■ Problem ■
Copy whichever lines of the data hold the word "false".

── Dataset excerpts ──

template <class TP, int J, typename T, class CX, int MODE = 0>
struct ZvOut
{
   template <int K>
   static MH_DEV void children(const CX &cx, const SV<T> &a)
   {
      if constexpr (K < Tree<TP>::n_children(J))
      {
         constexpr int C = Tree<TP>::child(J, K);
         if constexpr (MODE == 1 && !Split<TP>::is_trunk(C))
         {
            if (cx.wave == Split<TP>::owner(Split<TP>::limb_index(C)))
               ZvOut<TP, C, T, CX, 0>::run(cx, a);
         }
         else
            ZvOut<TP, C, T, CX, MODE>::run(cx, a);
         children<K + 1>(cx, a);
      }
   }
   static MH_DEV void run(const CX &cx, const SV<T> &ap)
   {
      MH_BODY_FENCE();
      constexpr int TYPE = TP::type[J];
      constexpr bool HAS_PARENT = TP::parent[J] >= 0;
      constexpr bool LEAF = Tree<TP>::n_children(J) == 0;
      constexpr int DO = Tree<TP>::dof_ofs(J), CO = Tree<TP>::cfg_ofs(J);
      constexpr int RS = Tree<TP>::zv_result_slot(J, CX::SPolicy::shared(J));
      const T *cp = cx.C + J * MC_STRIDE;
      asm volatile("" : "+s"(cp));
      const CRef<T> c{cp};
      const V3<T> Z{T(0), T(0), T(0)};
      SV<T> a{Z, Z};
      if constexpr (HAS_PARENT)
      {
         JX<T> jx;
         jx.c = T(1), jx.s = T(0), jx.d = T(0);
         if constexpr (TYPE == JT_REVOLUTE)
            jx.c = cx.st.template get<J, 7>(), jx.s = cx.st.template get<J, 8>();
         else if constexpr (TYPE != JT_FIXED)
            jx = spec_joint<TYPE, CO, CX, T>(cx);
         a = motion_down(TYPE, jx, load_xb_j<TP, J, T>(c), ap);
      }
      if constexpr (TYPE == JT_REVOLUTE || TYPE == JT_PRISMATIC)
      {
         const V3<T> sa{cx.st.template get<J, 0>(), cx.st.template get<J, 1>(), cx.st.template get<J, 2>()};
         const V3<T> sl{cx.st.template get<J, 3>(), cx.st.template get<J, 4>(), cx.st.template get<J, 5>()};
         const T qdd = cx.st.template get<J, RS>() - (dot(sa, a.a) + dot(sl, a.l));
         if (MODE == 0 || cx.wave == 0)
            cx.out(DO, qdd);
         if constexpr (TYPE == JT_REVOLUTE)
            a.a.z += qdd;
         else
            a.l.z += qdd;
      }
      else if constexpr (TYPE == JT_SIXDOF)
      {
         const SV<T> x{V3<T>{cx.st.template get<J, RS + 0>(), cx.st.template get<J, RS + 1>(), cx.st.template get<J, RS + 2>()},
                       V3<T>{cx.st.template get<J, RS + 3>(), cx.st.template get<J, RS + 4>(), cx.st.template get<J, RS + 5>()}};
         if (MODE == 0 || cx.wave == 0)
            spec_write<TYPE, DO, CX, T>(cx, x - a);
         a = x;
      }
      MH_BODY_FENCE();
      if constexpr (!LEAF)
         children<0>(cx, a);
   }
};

───
── Dataset excerpts ──

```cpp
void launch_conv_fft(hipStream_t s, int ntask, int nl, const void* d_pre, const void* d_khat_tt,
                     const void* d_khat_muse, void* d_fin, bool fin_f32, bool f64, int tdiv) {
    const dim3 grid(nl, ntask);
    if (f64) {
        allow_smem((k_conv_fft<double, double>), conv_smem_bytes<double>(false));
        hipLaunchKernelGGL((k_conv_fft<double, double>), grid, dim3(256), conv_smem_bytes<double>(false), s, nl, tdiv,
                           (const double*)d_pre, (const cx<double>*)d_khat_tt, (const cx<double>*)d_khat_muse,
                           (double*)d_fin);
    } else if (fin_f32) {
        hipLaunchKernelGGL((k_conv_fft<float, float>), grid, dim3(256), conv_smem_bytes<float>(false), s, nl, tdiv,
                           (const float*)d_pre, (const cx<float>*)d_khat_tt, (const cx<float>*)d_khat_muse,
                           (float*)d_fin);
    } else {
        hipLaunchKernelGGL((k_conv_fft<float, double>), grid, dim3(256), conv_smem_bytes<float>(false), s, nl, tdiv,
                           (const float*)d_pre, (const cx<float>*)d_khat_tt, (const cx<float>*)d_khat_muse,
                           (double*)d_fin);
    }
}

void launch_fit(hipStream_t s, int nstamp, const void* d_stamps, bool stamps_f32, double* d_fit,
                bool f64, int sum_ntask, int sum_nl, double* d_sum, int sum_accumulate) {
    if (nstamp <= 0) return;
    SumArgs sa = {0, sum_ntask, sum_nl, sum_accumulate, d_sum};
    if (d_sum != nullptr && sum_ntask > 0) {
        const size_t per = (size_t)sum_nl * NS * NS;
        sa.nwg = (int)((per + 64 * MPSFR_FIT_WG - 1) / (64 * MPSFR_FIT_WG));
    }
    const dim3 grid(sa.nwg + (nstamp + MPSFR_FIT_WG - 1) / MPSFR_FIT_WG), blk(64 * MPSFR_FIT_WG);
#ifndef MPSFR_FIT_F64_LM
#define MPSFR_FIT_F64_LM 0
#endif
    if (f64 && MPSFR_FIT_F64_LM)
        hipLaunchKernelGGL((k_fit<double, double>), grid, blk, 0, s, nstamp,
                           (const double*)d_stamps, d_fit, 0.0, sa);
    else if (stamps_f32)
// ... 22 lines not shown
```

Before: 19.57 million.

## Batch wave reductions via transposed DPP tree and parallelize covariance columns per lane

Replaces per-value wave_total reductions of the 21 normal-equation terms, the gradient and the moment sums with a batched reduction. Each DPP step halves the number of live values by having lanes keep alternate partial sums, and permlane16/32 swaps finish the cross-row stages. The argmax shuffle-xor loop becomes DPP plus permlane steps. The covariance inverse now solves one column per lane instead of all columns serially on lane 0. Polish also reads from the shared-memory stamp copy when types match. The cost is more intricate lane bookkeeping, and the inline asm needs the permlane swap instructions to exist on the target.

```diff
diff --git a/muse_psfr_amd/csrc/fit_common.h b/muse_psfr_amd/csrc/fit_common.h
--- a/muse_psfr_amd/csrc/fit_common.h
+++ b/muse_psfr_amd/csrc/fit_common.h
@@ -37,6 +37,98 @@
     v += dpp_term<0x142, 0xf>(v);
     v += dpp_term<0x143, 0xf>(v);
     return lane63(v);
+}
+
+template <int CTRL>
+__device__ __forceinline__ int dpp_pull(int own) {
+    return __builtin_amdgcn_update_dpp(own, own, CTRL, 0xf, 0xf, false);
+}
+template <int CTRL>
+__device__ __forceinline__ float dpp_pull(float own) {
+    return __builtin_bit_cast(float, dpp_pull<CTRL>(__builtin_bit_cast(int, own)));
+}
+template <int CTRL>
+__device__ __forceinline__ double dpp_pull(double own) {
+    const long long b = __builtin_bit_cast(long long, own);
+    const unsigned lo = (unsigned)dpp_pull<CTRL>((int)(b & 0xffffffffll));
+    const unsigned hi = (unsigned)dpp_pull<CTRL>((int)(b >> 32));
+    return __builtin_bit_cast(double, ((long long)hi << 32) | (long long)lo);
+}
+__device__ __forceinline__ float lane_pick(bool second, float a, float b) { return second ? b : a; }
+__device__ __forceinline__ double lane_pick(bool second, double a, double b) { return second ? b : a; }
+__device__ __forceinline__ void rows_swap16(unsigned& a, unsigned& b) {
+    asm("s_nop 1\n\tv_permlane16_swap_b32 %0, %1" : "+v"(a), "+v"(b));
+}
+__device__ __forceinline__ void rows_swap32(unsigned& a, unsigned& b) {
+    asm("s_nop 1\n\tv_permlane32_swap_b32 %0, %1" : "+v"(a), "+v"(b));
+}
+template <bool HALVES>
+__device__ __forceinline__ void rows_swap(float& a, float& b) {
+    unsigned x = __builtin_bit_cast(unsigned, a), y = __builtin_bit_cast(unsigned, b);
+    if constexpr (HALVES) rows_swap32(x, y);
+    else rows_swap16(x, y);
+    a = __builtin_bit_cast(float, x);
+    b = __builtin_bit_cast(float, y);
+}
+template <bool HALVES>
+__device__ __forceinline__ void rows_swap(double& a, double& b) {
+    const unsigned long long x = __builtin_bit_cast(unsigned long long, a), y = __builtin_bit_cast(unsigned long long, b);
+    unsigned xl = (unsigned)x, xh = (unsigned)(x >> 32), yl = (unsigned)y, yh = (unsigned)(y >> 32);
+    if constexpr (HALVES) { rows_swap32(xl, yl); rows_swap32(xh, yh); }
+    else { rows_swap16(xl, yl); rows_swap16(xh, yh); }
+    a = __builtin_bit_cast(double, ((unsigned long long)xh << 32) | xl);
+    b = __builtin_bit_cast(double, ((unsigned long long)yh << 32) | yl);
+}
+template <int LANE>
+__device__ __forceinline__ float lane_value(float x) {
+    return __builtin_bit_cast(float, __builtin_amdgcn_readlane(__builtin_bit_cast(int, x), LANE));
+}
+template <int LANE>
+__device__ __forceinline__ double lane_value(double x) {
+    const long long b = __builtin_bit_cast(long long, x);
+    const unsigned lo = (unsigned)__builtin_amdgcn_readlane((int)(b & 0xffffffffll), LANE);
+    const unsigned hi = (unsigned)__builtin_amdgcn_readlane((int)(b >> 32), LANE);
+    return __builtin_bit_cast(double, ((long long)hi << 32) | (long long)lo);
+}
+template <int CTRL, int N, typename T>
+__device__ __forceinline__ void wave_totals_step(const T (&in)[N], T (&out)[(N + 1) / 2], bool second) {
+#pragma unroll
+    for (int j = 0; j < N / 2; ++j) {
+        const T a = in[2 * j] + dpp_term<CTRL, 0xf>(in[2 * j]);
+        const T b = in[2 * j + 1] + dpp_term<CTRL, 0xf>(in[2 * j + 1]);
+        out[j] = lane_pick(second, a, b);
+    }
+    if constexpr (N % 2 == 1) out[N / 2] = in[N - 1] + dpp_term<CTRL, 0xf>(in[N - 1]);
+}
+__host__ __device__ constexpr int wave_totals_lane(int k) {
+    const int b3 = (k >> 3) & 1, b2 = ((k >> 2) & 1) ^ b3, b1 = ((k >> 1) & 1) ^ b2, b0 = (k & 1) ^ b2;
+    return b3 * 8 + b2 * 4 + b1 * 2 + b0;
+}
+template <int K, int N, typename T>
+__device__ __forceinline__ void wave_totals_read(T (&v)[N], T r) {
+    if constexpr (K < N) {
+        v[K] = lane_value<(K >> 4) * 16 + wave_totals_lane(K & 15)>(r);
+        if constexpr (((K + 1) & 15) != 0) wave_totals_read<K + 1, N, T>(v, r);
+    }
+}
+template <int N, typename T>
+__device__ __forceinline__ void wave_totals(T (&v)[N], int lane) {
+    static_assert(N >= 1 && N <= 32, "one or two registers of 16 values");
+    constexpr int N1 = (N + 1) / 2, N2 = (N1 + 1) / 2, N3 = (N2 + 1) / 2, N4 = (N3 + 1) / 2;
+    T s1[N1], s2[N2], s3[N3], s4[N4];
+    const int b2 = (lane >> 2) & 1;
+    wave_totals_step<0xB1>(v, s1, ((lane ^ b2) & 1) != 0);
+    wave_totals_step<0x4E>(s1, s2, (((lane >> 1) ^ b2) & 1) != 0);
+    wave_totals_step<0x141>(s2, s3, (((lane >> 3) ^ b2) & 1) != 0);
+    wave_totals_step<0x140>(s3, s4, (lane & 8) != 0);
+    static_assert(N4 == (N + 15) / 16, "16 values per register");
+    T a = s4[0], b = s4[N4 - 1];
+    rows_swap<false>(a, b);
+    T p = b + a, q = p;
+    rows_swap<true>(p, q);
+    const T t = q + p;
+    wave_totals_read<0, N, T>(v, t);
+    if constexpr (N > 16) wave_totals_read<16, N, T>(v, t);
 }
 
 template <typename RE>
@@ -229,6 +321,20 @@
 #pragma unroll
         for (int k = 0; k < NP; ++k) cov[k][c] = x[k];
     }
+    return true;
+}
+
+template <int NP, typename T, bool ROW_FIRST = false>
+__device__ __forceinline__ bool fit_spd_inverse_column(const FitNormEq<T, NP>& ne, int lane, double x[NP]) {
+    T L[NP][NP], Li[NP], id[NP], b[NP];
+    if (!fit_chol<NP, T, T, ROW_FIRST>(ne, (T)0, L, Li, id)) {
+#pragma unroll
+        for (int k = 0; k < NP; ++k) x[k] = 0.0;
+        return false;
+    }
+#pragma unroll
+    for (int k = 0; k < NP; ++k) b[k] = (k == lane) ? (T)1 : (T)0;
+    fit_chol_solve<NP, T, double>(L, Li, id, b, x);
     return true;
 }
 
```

───

■ The answer ■
        allow_smem((k_conv_fft<double, double>), conv_smem_bytes<double>(false));
        hipLaunchKernelGGL((k_conv_fft<double, double>), grid, dim3(256), conv_smem_bytes<double>(false), s, nl, tdiv,
        hipLaunchKernelGGL((k_conv_fft<float, float>), grid, dim3(256), conv_smem_bytes<float>(false), s, nl, tdiv,
        hipLaunchKernelGGL((k_conv_fft<float, double>), grid, dim3(256), conv_smem_bytes<float>(false), s, nl, tdiv,
+    return __builtin_amdgcn_update_dpp(own, own, CTRL, 0xf, 0xf, false);
+    rows_swap<false>(a, b);
+template <int NP, typename T, bool ROW_FIRST = false>
+        return false;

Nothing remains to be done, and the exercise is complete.